Una tortura che si ripete, una ferita che nessuno vuole chiudere. Non la chiude lo Stato, con i silenzi e le assenze. Non la chiudono le menti e gli esecutori di quella strage che il 2 agosto del 1980 fermò un orologio sulle 10.25, lasciò 85 morti e scrisse una storia che non sarebbe mai più stata la stessa. Quel giorno Francesca Mambro e Giuseppe Valerio Fioravanti, terroristi dei Nar, nuclei armati rivoluzionari, insieme al loro complice Luigi Ciavardini, lasciarono una valigia con 25 chili di esplosivo e fecero saltare la stazione di Bologna. Questo dice la verità processuale.

Oggi, Fioravanti, il ragazzino cresciuto a Cinecittà sul set della famiglia Benvenuti, quella che sarebbe stata la partoeriente delle sit com e che fece sognare l’Italia stretta tra il Carosello, la Lambretta e la Seicento, diventato adulto male e in fretta fino a diventare un killer “fieramente fascista”, capace di uccidere a sangue freddo, una, dieci, cento persone, se ne esce con una frase che riapre un corpo in metastasi: “L’Associazione dei familiari delle vittime della strage è politicizzata. E il suo presidente, Paolo Bolognesi, cosa vuole? Perse la suocera, e come dice un mio amico la suocera non è una vera perdita”. Lo dice – anche se oggi lo smentisce – nel documentario dal titolo Un solo errore che sarà proiettato lunedì in piazza Maggiore, la stessa dove 32 anni fa una Bologna ammutolita celebrò i funerali di 85 persone che cercavano di raggiungere il mare o tornavano nelle loro case dopo undici mesi di lavoro da migrante.

Fioravanti smentisce, il regista del documentario conferma.

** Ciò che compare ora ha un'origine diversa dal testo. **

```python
def roll_notes(roll, counts, totals, notes, *, strides, B, T, keys, cap, threshold=0.0, lens=None, onset=None):
    _launch("roll_notes<%s>" % ("f32" if roll.dtype == torch.float32 else "u8"), 0.0, 2.0 * B * T * keys * roll.element_size(),
            lambda: lib().v2a_roll_notes(roll.data_ptr(), roll.element_size(), strides[0], strides[1], strides[2], float(threshold), B, T, keys,
                                         _p(lens), counts.data_ptr(), totals.data_ptr(), _p(notes), cap, _p(onset), stream_ptr()))


def elu_pad(x, out, *, T, C_, pad, reflect, act=True):
    _launch("elu_pad", 0.0, 4.0 * C_ * (2 * T + pad),
            lambda: lib().v2a_elu_pad(x.data_ptr(), out.data_ptr(), T, C_, pad, 1 if reflect else 0, 1 if act else 0, stream_ptr()))


def elu_pad_lr(x, out, *, T, C_, pad_left, pad_right, act=True):
    _launch("elu_pad_lr", 0.0, 4.0 * C_ * (2 * T + pad_left + pad_right),
            lambda: lib().v2a_elu_pad_lr(x.data_ptr(), out.data_ptr(), T, C_, pad_left, pad_right, 1 if act else 0, stream_ptr()))


ENCODEC_STAGE0_PARAMS = 3376


def encodec_stage0(wave, params, out, *, n):
    _launch("encodec_stage0", 2.0 * n * 3744, 4.0 * n * 33,
            lambda: lib().v2a_encodec_stage0(wave.data_ptr(), params.data_ptr(), out.data_ptr(), n, stream_ptr()))


def encodec_rvq_encode(x, strides, codebooks, norms, codes, *, B, T, n_q):
    S, Kc, D = codebooks.shape
    _launch("encodec_rvq_encode", 2.0 * B * T * n_q * Kc * D, 4.0 * (B * T * D + n_q * Kc * D * -(-B * T // 16)) + 8.0 * n_q * B * T,
            lambda: lib().v2a_encodec_rvq_encode(x.data_ptr(), strides[0], strides[1], strides[2], B, T, codebooks.data_ptr(), norms.data_ptr(),
                                                 S, Kc, D, n_q, codes.data_ptr(), stream_ptr()))


def encodec_rvq_decode(codes, codebooks, out, strides, *, B, T, n_q):
    S, Kc, D = codebooks.shape
    _launch("encodec_rvq_decode", 1.0 * B * T * n_q * D, B * T * (4.0 * D * (n_q + 1) + 8.0 * n_q),
            lambda: lib().v2a_encodec_rvq_decode(codes.data_ptr(), n_q, B, T, codebooks.data_ptr(), S, Kc, D, out.data_ptr(),
                                                 strides[0], strides[1], strides[2], stream_ptr()))


LOSS_MAX_PARTS = 256


def cfm_interp(x0, x1, t, span, w, flow, cond=None):
    B, T, C_ = x1.shape
    _launch("cfm_interp", 4.0 * B * T * C_, 4.0 * B * T * C_ * (4 if cond is None else 5),
            lambda: lib().v2a_cfm_interp(x0.data_ptr(), x1.data_ptr(), t.data_ptr(), _p(span), w.data_ptr(), flow.data_ptr(), _p(cond),
                                         B, T, C_, stream_ptr()))


def masked_sqerr(pred, target, mask, out):
    B, T, C_ = pred.shape
    scratch = torch.empty(LOSS_MAX_PARTS * 2, dtype=torch.float64, device=pred.device)
    _launch("masked_sqerr", 3.0 * B * T * C_, 8.0 * B * T * C_,
            lambda: lib().v2a_masked_sqerr(pred.data_ptr(), target.data_ptr(), mask.data_ptr(), B, T, C_, scratch.data_ptr(), out.data_ptr(),
                                           stream_ptr()))


def roll_metrics(roll, midis, mask, out):
    B, T, notes = roll.shape
    scratch = torch.empty(LOSS_MAX_PARTS * 6, dtype=torch.float64, device=roll.device)
    _launch("roll_metrics", 5.0 * B * T * notes, 16.0 * B * T * notes,
            lambda: lib().v2a_roll_metrics(roll.data_ptr(), midis.data_ptr(), mask.data_ptr(), B, T, notes, scratch.data_ptr(), out.data_ptr(),
                                           stream_ptr()))


def lstm_layer(gates_x, w_hh, h, workspace, *, T, H, resid=None, y=None):
    _launch("lstm_layer", 2.0 * T * 4 * H * H, 4.0 * T * 6 * H,
            lambda: lib().v2a_lstm_layer(gates_x.data_ptr(), w_hh.data_ptr(), h.data_ptr(), _p(resid), _p(y), T, H,
                                         workspace.data_ptr(), stream_ptr()))


def lstm2(gates_x0, w_hh0, w_ih1, bias1, w_hh1, y, workspace, *, T, H, resid=None):
    _launch("lstm2", 2.0 * T * 4 * H * H * 3, 4.0 * T * 6 * H,
            lambda: lib().v2a_lstm2(gates_x0.data_ptr(), w_hh0.data_ptr(), w_ih1.data_ptr(), bias1.data_ptr(), w_hh1.data_ptr(),
                                    _p(resid), y.data_ptr(), T, H, workspace.data_ptr(), stream_ptr()))


def t5_rmsnorm(x, y, w, *, rows, d, eps, ids=None, vocab=0, resid=None, ldx=None, ldy=None):
    _launch("t5_rmsnorm%s" % ("+gather" if ids is not None else ""), 0.0, rows * d * (12 if ids is not None else 8),
            lambda: lib().v2a_t5_rmsnorm(x.data_ptr(), ldx or d, _p(ids), vocab, _p(resid), d, y.data_ptr(), ldy or d, rows, d,
                                         w.data_ptr(), float(eps), stream_ptr()))


def t5_attention(qkv, out, bias, key_mask, *, B, H, N, inner):
    a = T5AttnArgs()
    base, ld = qkv.data_ptr(), qkv.stride(0)
    a.q, a.k, a.v, a.out = base, base + 4 * inner, base + 8 * inner, out.data_ptr()
    a.q_row_stride = a.k_row_stride = a.v_row_stride = ld
    a.out_row_stride = out.stride(0)
    a.q_batch_stride = a.k_batch_stride = a.v_batch_stride = N * ld
    a.out_batch_stride = N * out.stride(0)
    a.B, a.H, a.N, a.d_kv = B, H, N, 64
    a.bias, a.key_mask = bias.data_ptr(), key_mask.data_ptr()
    _launch("t5_attention", 4.0 * B * H * N * N * 64, 4.0 * B * N * (4 * inner),
            lambda: lib().v2a_t5_attention(C.byref(a), stream_ptr()))


def gemm_skinny(a, w, out, *, M, N, K, epilogue=EPI_STORE, resid=None, bias=None):
    g = GemmArgs()
    g.a[0], g.lda[0], g.ka[0], g.nseg = a.data_ptr(), a.stride(0), K, 1
    g.a_dtype = g.compute_dtype = g.out_dtype = F32
    g.w, g.ldw = w.data_ptr(), w.stride(0)
    g.bias = _p(bias)
    g.M, g.N, g.epilogue = M, N, epilogue
    g.out, g.ldo = out.data_ptr(), out.stride(0)
    g.resid, g.ldr = _p(resid), (resid.stride(0) if resid is not None else 0)
    key = "gemm_skinny<f32,%s>" % _EPI_NAMES[epilogue]
    if _prof is not None and _prof.shapes:
        key += " %dx%dx%d" % (M, N, K)
    nbytes = 4.0 * (M * K + N * K + M * (N // 2 if epilogue == EPI_GEGLU_TANH else N) * (2 if resid is not None else 1))
    _launch(key, 2.0 * M * N * K, nbytes, lambda: lib().v2a_gemm_skinny_f32(C.byref(g), stream_ptr()))
```

video-to-audio-and-piano-rp_amd/csrc/rowops.hip:

```cpp
#include "v2a_common.h"
#include <utility>

namespace v2a_detail { extern int g_dwconv_rows_per_wave; extern int g_dwconv_stream; }

thread_local char v2a_err_buf[512] = {0};

extern "C" int v2a_abi_version(void) { return 9; }
extern "C" const char* v2a_last_error(void) { return v2a_err_buf; }

namespace {

template <typename OutT, int VPL , bool SPLIT = false >
__global__ __launch_bounds__(256) void rmsnorm_kernel(const float* __restrict__ x, int64_t ldx, OutT* __restrict__ y,
                                                      int64_t ldy, int64_t rows, int d, const float* gamma,
                                                      const int32_t* step, int64_t gss, int64_t gbs, int rpb) {
  const int lane = threadIdx.x & 63;
  const int64_t row = (int64_t)blockIdx.x * 4 + (threadIdx.x >> 6);
  if (row >= rows) return;
  const float* xr = x + row * ldx;
  const float* g = step_vec(gamma, step, gss, gbs, row / rpb);
  const int nvec = d >> 2;
  f32x4 v[VPL];
  float ss = 0.f;
#pragma unroll
// ... 182 lines not shown
                                                        int B, int N, int d, const int32_t* len, int P, int walkers, v2a_dwconv_norm nrm) {
  const int CB = gridDim.x;
  const int flat = blockIdx.y * CB + blockIdx.x;
  const int xcd = flat & 7, slot = flat >> 3;
  const int cblk = slot % CB, walker = slot / CB;
  dwconv_body<KS, TN, NORM>(x, out, wt, bias, B, N, d, len, P, walkers, nrm, xcd, cblk, walker);
}
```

Bolognesi continua a combattere la sua battaglia e risponde a testa alta alle parole di Fioravanti: “A quale livello di cinismo si può arrivare dichiarando che, alla fin fine, non mi posso lamentare per aver ‘perso’ solo la suocera a causa della bomba che lui ha collocato, come accertano sentenze passate in giudicato? È disgustoso”. Il documentario non è solo Fioravanti, oggi libero dal carcere e da ogni obbligo di legge: contiene interviste del 2010, ma inedite, di Licio Gelli, condannato anche lui per i depistaggi successivi alla strage. L’ex capo della P2, non solo solleva da ogni responsabilità Francesca Mambro e Giusva Fioravanti e dice che “non hanno colpa” perché crede “sia stato un mozzicone di sigaretta che è stata lanciata, c’è stato un surriscaldamento ed è esploso, perché la bomba, se c’era la bomba, ma qualche frammento si sarebbe trovato, no?”. Parlando della P2 Gelli spiega che “noi abbiamo facilitato lo Stato italiano per tanto tempo” e che “il potere nelle mani lo avevano avuto, era dovuto ai comportamenti amichevoli di quelli che avevano il potere”. “Ci avevano riconosciuto e consentito di nominare il capo dei servizi segreti”, prosegue.

Gelli ci mette anche la faccia nel filmato, Fioravanti – che così ha avuto possibilità di smentire – non compare nei filmati, però, secondo gli autori, dice anche che “a noi è andata di lusso. L’ho sempre detto e ringrazio i bolognesi perché hanno esagerato talmente tanto che alla fine veniamo chiamati a rendere conto solo di una cosa che non abbiamo fatto e non di quelle che abbiamo commesso veramente”. E ancora: “I servizi segreti deviati sono una bestemmia. I servizi segreti devono fare cose deviate, per fare le cose dritte ci stanno la polizia e i carabinieri” . E citando Cossiga: “La verità la saprà la figlia di tua figlia”.

Gelli, Fioravanti, ma anche uno Stato che è assente. Dei governi berlusconiani l’unico presente alla cerimonia in ricordo delle vittime è stato nel 2009 l’allora ministro Bondi. Fu fischiato, e da lì in poi a Bologna il 2 agosto i rappresentanti dello Stato sono rimasti a casa. Motivi di sicurezza, hanno giustificato. Ma lo Stato continua a non voler-la chiudere quella strage, perché anche quest’anno le alte cariche non saranno davanti alla stazione e all’orologio che segna ancora le 10.25. La presidenza del Consiglio non ha sciolto le riserve. Non ci sarà sicuramente il presidente del Consiglio Mario Monti, ma neppure, come invece sembrava in un primo momento, il ministro dell’Interno Anna Maria Cancellieri che Bologna, seppur da commissario prefettizio, l’ha governata. Forse Gnudi, il ministro del Turismo, che è bolognese. Forse.